[Saved data entries]
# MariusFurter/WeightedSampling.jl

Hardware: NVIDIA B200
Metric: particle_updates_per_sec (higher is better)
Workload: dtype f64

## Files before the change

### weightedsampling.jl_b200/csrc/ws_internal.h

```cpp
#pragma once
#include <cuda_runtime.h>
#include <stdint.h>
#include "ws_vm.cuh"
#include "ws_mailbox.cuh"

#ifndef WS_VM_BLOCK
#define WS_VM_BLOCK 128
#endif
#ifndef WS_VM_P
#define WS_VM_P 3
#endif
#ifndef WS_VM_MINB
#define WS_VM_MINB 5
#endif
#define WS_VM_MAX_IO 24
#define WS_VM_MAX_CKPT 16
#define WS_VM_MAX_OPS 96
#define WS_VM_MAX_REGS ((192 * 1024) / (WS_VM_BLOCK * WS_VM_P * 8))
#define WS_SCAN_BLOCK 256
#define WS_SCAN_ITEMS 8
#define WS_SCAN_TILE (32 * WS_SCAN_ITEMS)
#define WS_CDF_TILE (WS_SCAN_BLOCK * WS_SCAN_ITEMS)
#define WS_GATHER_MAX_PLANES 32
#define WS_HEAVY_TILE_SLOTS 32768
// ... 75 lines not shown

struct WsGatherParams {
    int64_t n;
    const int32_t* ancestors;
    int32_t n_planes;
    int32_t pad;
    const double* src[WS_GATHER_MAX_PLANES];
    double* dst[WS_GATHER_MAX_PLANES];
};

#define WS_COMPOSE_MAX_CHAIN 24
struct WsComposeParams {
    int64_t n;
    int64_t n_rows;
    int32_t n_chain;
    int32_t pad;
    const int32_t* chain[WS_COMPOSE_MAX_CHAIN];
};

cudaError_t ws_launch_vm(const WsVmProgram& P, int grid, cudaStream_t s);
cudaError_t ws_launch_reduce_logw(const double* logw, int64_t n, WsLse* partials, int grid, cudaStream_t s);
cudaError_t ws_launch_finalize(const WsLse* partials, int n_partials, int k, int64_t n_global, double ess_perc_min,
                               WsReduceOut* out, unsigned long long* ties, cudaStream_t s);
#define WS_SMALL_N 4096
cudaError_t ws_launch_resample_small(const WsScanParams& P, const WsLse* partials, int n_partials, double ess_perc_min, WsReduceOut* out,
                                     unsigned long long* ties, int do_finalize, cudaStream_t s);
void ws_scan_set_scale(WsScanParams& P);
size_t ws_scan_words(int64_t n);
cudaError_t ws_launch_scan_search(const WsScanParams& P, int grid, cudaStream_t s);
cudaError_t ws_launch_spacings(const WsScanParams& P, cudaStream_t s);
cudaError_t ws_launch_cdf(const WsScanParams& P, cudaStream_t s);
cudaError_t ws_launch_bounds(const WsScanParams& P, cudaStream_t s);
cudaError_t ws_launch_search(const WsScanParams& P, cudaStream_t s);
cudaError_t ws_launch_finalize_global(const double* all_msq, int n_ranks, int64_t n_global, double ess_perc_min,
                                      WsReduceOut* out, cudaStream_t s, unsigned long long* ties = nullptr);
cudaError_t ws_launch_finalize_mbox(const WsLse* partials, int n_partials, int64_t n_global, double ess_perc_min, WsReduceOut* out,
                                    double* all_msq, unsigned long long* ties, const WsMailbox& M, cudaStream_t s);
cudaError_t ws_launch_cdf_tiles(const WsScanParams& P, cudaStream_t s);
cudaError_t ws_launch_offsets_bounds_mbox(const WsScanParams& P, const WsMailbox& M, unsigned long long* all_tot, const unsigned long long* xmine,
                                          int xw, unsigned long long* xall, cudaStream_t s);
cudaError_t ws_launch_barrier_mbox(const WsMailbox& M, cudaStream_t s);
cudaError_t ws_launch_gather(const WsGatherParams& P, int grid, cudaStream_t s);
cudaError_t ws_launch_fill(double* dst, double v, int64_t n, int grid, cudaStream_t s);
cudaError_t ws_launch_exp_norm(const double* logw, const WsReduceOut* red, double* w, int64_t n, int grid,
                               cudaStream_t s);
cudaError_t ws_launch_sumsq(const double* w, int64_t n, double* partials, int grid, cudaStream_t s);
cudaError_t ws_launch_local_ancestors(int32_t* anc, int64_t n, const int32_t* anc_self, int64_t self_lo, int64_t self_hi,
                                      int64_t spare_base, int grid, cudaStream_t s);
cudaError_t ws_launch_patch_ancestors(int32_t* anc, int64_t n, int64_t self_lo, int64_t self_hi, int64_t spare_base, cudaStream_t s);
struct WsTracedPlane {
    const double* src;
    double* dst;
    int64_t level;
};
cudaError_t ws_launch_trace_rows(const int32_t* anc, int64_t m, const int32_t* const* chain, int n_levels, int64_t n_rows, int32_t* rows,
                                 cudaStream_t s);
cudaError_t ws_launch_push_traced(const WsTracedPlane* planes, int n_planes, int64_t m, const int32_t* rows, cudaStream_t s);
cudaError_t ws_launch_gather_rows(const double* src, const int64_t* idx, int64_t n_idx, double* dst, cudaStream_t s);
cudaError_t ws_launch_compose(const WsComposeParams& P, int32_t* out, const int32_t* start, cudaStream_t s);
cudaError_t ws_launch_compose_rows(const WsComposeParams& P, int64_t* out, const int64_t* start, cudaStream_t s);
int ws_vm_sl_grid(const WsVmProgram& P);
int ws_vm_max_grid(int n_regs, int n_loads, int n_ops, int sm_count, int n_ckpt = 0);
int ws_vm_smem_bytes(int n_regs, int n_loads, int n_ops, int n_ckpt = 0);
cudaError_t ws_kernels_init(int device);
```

==

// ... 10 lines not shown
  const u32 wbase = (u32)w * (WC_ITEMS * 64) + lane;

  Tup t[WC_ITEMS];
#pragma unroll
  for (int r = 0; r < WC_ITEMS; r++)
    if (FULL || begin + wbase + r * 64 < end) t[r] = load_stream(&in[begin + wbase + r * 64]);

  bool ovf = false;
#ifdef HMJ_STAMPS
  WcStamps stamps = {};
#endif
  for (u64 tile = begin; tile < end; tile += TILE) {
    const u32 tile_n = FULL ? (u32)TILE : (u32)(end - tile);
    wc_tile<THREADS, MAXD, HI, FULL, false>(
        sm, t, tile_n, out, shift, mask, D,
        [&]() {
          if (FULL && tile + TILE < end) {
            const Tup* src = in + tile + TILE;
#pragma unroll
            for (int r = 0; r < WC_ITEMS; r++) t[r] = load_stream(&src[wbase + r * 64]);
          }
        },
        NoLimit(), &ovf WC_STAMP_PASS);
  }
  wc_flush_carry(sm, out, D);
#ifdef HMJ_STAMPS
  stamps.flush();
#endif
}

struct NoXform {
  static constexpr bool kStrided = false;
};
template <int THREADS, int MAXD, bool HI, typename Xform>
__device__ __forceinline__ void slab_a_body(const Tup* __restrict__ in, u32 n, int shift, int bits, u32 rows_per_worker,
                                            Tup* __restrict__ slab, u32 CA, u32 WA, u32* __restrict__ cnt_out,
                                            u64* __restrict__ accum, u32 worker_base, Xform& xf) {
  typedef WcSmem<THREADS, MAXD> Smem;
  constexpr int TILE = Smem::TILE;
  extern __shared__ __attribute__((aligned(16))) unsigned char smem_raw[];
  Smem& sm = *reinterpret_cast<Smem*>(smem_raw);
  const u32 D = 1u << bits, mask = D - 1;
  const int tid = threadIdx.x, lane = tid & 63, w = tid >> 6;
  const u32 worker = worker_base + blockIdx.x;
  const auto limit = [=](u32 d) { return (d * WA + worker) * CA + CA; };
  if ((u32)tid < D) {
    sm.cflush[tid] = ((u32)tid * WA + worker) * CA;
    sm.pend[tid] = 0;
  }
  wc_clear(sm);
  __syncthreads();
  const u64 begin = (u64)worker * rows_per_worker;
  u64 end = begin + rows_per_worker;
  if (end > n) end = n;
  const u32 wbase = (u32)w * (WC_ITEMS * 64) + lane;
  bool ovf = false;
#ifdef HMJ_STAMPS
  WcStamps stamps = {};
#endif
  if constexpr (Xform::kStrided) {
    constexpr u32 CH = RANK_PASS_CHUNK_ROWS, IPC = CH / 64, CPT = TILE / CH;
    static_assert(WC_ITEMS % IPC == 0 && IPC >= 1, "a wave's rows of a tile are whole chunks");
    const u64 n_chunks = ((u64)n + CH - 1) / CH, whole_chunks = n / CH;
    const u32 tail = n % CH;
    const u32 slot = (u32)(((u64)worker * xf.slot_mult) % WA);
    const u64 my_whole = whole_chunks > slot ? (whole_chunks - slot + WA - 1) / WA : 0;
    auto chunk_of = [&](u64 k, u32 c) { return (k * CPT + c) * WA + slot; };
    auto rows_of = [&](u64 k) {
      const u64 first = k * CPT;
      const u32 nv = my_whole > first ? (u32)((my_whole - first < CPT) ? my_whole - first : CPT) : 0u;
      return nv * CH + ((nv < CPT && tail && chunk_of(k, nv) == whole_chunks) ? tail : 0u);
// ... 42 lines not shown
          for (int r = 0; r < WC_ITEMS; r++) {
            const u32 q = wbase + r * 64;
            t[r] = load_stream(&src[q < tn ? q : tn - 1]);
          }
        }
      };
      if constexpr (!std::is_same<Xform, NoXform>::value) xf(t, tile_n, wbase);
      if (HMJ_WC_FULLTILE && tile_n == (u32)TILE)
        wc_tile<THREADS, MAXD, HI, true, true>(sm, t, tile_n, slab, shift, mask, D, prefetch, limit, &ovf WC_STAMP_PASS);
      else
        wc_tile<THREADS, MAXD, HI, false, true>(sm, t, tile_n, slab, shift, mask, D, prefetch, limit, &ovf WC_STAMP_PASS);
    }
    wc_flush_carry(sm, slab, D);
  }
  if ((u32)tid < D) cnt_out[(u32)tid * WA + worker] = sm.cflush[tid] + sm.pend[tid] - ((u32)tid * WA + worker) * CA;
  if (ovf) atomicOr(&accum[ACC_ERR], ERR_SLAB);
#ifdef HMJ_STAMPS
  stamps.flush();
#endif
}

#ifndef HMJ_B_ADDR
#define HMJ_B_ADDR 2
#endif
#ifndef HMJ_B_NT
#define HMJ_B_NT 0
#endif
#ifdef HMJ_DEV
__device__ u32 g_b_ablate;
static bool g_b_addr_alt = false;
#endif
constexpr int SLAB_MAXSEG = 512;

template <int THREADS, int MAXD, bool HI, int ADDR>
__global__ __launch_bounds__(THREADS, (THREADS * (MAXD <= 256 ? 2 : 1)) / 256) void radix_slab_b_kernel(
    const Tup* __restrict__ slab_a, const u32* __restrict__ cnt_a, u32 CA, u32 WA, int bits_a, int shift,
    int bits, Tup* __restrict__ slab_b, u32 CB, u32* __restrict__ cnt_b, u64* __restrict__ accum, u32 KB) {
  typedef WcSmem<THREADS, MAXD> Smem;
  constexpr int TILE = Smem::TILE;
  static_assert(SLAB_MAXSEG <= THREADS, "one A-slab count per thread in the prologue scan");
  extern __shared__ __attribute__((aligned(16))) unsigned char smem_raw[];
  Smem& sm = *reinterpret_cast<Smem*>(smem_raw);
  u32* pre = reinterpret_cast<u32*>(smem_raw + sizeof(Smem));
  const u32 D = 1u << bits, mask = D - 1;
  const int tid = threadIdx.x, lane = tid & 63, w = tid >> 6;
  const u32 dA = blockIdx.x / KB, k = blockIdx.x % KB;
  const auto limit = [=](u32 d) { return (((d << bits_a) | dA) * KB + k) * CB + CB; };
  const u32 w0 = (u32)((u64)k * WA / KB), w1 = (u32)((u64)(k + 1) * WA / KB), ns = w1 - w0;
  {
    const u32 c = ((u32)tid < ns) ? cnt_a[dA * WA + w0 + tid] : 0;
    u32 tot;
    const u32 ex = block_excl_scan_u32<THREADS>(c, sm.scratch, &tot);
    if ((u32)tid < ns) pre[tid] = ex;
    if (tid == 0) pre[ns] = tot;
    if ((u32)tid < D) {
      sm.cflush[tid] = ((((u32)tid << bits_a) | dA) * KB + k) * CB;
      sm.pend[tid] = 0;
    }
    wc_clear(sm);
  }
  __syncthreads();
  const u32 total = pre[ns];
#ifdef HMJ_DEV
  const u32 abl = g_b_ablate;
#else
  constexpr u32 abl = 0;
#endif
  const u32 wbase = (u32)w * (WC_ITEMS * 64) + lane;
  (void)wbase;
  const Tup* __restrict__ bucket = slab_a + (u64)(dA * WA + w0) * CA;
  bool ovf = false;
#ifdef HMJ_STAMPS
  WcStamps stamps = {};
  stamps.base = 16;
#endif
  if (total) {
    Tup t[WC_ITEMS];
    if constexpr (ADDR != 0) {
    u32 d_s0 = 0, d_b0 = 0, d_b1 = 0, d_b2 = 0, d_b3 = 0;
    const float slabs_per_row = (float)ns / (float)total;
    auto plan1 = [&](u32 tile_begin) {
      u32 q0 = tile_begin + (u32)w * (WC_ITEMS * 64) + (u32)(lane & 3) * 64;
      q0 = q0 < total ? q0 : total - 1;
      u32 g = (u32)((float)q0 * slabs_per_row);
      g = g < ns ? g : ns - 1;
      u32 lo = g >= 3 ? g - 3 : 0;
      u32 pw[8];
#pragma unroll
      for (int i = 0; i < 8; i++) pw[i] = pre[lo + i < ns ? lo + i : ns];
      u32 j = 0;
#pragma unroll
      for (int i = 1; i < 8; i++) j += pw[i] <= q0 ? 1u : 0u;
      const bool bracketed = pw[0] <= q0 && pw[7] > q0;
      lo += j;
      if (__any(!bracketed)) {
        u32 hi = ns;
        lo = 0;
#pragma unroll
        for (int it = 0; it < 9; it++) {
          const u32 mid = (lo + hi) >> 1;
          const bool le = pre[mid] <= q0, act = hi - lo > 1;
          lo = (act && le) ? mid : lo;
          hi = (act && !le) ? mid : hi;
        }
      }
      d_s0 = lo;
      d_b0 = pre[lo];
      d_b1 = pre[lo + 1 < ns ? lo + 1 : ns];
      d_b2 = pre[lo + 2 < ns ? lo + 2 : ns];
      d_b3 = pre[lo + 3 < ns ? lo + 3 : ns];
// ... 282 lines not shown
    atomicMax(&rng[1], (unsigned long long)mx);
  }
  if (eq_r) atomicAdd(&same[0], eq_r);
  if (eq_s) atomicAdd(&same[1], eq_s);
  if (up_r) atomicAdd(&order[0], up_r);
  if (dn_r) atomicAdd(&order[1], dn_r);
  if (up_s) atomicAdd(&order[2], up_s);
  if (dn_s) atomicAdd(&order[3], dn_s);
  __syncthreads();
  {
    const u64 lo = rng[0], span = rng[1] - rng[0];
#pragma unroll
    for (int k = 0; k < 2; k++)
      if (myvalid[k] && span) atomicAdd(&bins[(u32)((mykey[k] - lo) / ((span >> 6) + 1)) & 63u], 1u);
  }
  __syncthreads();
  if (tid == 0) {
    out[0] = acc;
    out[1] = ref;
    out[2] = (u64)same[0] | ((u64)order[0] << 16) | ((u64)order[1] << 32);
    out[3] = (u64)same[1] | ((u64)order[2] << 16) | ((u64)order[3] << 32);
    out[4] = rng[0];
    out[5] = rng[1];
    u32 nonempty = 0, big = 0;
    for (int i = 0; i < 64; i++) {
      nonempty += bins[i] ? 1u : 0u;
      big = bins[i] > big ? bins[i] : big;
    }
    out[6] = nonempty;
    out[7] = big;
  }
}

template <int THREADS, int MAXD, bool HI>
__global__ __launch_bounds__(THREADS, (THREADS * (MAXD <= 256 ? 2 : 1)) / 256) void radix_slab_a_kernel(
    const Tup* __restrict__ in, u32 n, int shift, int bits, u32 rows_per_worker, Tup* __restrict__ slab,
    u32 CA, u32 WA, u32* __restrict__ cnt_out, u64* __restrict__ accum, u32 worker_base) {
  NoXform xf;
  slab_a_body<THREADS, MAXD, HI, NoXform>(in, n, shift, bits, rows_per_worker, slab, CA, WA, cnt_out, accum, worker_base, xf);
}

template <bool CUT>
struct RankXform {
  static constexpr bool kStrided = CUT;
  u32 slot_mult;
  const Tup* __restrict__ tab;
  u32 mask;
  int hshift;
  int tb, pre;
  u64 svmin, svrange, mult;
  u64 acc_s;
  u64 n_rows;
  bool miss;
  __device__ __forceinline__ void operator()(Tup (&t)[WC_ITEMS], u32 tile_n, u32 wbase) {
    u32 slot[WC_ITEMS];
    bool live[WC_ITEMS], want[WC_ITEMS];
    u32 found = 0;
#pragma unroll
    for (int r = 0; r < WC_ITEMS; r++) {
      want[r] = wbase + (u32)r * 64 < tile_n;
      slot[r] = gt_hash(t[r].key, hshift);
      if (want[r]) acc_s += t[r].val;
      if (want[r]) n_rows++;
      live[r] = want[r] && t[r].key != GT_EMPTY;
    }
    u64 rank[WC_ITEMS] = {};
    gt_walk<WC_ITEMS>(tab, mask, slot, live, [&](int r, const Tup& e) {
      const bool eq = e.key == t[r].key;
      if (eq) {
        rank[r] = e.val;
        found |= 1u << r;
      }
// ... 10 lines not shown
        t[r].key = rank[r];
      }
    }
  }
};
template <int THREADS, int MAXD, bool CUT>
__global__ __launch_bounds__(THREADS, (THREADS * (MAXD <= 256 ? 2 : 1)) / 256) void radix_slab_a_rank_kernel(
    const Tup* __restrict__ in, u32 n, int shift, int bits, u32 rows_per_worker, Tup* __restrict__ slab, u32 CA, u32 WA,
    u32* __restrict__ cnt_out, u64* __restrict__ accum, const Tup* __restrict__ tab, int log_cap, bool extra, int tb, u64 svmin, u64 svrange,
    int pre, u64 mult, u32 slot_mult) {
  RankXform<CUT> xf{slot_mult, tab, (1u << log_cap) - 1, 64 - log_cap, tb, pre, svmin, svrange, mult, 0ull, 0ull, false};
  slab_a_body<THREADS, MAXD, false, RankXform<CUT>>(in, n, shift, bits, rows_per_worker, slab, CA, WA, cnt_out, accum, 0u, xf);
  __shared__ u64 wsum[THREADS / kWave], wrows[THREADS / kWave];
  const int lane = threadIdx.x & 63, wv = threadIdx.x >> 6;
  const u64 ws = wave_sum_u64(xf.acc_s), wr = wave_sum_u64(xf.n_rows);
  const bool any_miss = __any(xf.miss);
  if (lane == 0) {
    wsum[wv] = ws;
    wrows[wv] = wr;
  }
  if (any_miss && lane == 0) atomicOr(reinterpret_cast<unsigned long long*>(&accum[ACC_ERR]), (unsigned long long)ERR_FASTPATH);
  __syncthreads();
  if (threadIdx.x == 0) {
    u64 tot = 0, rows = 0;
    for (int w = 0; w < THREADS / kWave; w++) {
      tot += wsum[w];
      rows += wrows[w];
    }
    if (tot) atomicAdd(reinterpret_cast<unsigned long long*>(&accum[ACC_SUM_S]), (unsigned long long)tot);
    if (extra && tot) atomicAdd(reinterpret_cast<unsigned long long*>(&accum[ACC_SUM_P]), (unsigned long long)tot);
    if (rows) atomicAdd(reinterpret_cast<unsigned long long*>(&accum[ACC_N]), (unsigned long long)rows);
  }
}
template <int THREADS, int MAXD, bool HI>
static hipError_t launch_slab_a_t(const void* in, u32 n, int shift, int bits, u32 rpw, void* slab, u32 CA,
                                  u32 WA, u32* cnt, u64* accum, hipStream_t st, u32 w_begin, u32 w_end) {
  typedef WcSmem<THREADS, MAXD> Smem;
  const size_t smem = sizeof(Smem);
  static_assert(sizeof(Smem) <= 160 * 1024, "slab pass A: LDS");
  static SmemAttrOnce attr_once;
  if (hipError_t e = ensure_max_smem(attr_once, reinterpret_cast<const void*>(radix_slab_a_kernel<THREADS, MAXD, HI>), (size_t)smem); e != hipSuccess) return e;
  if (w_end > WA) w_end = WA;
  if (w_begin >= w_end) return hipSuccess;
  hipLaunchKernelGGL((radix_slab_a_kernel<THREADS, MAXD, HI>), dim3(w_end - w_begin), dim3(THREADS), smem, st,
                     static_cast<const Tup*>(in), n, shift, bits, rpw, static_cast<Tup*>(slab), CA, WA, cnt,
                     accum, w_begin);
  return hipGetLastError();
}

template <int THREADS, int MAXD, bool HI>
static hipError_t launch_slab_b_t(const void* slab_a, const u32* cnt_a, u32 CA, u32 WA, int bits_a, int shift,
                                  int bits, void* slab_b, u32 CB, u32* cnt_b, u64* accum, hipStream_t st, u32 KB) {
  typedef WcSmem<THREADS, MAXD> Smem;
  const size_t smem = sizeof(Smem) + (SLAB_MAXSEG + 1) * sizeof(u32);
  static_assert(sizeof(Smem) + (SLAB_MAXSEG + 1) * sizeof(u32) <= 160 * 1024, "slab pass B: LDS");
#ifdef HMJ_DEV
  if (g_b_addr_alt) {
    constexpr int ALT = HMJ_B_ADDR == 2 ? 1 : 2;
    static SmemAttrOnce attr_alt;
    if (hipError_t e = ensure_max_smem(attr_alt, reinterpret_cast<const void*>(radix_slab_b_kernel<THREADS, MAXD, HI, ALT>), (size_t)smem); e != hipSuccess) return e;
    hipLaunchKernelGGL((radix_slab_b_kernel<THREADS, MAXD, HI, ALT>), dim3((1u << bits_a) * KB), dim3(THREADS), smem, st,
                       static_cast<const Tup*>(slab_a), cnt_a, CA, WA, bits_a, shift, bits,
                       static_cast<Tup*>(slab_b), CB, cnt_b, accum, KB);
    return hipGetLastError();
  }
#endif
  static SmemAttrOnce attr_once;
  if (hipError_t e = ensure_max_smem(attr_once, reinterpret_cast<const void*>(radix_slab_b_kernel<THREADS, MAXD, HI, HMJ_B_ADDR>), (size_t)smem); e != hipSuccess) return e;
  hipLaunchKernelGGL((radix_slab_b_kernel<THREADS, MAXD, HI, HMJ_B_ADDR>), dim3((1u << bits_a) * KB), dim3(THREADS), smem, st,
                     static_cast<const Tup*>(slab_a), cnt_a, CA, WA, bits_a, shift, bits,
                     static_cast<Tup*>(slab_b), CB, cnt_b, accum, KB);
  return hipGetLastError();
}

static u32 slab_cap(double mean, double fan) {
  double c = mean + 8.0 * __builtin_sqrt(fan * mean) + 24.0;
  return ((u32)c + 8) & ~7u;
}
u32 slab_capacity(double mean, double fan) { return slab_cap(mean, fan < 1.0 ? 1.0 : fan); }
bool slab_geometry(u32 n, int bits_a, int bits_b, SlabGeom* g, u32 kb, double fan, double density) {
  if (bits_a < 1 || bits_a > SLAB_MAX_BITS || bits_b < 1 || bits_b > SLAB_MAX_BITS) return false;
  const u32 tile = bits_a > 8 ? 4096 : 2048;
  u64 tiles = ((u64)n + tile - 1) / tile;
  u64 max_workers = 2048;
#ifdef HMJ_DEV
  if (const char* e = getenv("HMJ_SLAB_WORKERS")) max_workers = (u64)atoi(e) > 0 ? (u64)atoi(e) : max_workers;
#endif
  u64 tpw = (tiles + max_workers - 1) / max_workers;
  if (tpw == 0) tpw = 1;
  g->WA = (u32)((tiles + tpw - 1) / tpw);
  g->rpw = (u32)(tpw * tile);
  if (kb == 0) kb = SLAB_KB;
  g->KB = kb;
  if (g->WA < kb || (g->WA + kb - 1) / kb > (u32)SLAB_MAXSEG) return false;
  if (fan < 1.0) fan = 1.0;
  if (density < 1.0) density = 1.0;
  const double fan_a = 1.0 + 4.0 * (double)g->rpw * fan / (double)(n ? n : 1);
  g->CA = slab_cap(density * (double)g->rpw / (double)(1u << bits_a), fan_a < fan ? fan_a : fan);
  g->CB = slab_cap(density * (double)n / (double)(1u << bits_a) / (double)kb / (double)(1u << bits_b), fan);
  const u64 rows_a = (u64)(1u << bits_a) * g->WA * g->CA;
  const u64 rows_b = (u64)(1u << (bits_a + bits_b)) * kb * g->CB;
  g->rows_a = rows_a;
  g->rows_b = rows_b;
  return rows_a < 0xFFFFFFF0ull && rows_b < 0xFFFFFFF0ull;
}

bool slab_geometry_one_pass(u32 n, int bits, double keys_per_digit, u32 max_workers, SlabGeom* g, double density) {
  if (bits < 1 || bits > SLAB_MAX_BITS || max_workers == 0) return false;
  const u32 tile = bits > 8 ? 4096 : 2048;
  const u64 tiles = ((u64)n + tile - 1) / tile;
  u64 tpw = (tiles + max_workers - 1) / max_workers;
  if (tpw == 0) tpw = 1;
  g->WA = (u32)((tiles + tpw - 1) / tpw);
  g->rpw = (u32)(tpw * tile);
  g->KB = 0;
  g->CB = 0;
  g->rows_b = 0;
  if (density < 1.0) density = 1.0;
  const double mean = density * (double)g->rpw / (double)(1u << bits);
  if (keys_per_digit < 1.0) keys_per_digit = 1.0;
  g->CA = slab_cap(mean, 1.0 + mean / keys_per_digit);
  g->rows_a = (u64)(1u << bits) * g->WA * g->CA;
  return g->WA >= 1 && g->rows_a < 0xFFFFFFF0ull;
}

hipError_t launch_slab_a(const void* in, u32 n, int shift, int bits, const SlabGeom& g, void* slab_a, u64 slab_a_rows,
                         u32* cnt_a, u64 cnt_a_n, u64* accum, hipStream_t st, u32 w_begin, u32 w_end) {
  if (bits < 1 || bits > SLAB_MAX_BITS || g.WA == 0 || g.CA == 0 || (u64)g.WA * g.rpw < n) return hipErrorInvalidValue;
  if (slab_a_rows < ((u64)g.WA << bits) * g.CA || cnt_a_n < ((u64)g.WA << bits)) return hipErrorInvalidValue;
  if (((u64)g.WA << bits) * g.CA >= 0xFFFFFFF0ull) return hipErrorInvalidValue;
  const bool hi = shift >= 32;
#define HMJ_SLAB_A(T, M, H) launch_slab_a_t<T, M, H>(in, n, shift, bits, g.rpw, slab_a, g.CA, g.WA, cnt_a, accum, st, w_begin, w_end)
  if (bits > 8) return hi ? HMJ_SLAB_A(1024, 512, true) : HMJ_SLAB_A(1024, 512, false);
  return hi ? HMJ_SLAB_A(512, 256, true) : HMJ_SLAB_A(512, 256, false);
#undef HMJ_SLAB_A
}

# [TASK]
Find the string "svrange" in the records, then copy each line where it occurs.

# [RESPONSE AREA]
  u64 svmin, svrange, mult;
    u32* __restrict__ cnt_out, u64* __restrict__ accum, const Tup* __restrict__ tab, int log_cap, bool extra, int tb, u64 svmin, u64 svrange,
  RankXform<CUT> xf{slot_mult, tab, (1u << log_cap) - 1, 64 - log_cap, tb, pre, svmin, svrange, mult, 0ull, 0ull, false};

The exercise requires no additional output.